### GIVEN DATA

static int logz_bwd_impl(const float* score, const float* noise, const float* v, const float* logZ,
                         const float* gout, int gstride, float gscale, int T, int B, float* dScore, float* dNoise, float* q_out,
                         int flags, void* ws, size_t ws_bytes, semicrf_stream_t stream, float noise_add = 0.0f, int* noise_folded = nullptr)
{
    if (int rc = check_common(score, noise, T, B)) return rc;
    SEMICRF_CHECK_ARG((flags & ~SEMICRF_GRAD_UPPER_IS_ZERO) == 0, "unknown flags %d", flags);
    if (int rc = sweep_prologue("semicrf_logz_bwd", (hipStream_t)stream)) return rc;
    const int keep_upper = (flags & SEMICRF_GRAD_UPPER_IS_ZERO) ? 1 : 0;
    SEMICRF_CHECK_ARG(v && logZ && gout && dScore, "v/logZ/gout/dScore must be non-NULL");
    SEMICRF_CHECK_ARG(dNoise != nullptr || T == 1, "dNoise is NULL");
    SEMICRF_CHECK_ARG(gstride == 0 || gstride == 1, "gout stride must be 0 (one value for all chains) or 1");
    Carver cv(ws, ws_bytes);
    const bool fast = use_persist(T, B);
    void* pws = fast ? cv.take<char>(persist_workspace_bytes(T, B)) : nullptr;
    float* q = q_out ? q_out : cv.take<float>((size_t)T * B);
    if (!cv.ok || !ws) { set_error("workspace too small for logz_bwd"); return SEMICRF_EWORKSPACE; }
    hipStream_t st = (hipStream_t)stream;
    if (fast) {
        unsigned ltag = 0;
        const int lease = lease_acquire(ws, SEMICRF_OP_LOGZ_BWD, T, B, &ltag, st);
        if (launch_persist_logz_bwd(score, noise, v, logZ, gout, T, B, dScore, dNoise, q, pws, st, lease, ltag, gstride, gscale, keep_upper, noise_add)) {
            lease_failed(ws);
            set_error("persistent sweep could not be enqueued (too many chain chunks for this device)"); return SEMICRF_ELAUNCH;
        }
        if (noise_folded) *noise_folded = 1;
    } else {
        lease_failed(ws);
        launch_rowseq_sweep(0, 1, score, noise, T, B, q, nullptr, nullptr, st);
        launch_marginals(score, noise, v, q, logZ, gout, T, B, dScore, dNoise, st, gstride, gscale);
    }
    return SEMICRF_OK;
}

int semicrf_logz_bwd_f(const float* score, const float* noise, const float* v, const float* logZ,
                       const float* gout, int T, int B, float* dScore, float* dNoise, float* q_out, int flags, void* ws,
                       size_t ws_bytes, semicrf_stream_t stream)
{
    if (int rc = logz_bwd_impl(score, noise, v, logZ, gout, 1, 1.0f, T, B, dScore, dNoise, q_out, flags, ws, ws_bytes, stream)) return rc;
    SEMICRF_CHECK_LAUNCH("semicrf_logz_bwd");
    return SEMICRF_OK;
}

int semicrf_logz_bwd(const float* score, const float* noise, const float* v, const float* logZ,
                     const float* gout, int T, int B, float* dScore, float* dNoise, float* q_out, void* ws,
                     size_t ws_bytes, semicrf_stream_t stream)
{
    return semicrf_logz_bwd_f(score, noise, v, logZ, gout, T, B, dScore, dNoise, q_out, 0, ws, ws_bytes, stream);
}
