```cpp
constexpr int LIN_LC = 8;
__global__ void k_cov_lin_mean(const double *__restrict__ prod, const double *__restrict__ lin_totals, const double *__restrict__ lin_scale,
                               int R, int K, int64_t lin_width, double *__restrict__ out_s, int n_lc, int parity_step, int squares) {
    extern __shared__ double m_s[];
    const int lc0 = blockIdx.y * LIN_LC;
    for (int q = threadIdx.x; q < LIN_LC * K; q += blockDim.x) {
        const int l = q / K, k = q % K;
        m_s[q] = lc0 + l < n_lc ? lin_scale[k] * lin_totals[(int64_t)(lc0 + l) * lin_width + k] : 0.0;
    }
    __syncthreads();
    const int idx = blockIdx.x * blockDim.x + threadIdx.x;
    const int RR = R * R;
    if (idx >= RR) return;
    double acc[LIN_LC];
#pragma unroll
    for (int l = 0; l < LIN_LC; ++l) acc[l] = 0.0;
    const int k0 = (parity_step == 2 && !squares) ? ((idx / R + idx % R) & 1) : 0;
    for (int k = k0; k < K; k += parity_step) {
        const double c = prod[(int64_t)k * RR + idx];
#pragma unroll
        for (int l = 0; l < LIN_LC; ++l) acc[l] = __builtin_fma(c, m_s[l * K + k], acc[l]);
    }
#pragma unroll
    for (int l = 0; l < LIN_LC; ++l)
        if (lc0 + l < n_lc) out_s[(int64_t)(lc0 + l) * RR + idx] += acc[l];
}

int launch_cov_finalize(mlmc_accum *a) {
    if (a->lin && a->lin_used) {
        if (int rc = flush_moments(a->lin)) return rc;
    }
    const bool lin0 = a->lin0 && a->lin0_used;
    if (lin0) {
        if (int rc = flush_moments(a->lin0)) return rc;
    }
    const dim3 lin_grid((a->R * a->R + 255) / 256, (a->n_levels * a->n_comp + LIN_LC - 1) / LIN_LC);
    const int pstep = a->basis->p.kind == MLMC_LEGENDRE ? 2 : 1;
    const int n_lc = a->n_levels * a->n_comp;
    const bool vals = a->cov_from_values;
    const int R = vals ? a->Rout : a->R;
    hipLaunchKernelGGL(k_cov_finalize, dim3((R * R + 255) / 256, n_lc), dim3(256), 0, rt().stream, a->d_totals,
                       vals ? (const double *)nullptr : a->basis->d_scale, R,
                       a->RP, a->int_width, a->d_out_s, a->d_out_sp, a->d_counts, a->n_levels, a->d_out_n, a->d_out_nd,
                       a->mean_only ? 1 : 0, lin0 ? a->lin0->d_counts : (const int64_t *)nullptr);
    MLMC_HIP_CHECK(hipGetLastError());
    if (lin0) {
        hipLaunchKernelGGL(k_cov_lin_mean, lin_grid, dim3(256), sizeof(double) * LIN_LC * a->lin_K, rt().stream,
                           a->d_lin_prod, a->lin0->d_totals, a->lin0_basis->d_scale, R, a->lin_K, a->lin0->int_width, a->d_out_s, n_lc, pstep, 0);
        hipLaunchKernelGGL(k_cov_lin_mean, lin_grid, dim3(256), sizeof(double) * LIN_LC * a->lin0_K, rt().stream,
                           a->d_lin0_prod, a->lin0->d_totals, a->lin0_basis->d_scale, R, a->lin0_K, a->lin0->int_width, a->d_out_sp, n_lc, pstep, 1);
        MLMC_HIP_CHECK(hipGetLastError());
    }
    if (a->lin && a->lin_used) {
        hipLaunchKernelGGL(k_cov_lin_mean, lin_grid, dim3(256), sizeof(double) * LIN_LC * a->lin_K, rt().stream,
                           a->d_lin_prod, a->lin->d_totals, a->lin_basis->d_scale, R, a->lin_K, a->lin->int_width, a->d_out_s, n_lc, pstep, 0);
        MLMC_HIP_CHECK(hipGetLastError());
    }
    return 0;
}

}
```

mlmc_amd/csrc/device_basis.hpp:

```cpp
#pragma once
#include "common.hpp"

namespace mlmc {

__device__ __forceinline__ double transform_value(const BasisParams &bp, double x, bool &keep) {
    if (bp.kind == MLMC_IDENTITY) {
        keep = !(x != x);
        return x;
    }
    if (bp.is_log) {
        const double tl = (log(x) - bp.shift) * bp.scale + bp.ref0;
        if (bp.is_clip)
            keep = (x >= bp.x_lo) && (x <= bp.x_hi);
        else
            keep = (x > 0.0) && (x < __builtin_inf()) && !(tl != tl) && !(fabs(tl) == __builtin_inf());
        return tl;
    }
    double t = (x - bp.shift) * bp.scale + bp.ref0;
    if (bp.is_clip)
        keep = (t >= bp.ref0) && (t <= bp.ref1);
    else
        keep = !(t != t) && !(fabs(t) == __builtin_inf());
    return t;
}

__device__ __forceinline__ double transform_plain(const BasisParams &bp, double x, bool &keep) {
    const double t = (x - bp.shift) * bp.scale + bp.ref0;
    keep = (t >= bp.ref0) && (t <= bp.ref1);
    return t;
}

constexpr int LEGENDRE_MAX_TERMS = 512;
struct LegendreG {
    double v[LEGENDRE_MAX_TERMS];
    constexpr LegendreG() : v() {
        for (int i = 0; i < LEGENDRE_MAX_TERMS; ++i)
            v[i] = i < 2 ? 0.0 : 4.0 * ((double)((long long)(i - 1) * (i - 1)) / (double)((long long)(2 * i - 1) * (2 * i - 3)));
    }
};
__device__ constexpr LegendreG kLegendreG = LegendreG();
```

### TASK
The lines to copy are those above that contain the string "blockDim".

### ANSWER SPACE
    for (int q = threadIdx.x; q < LIN_LC * K; q += blockDim.x) {
    const int idx = blockIdx.x * blockDim.x + threadIdx.x;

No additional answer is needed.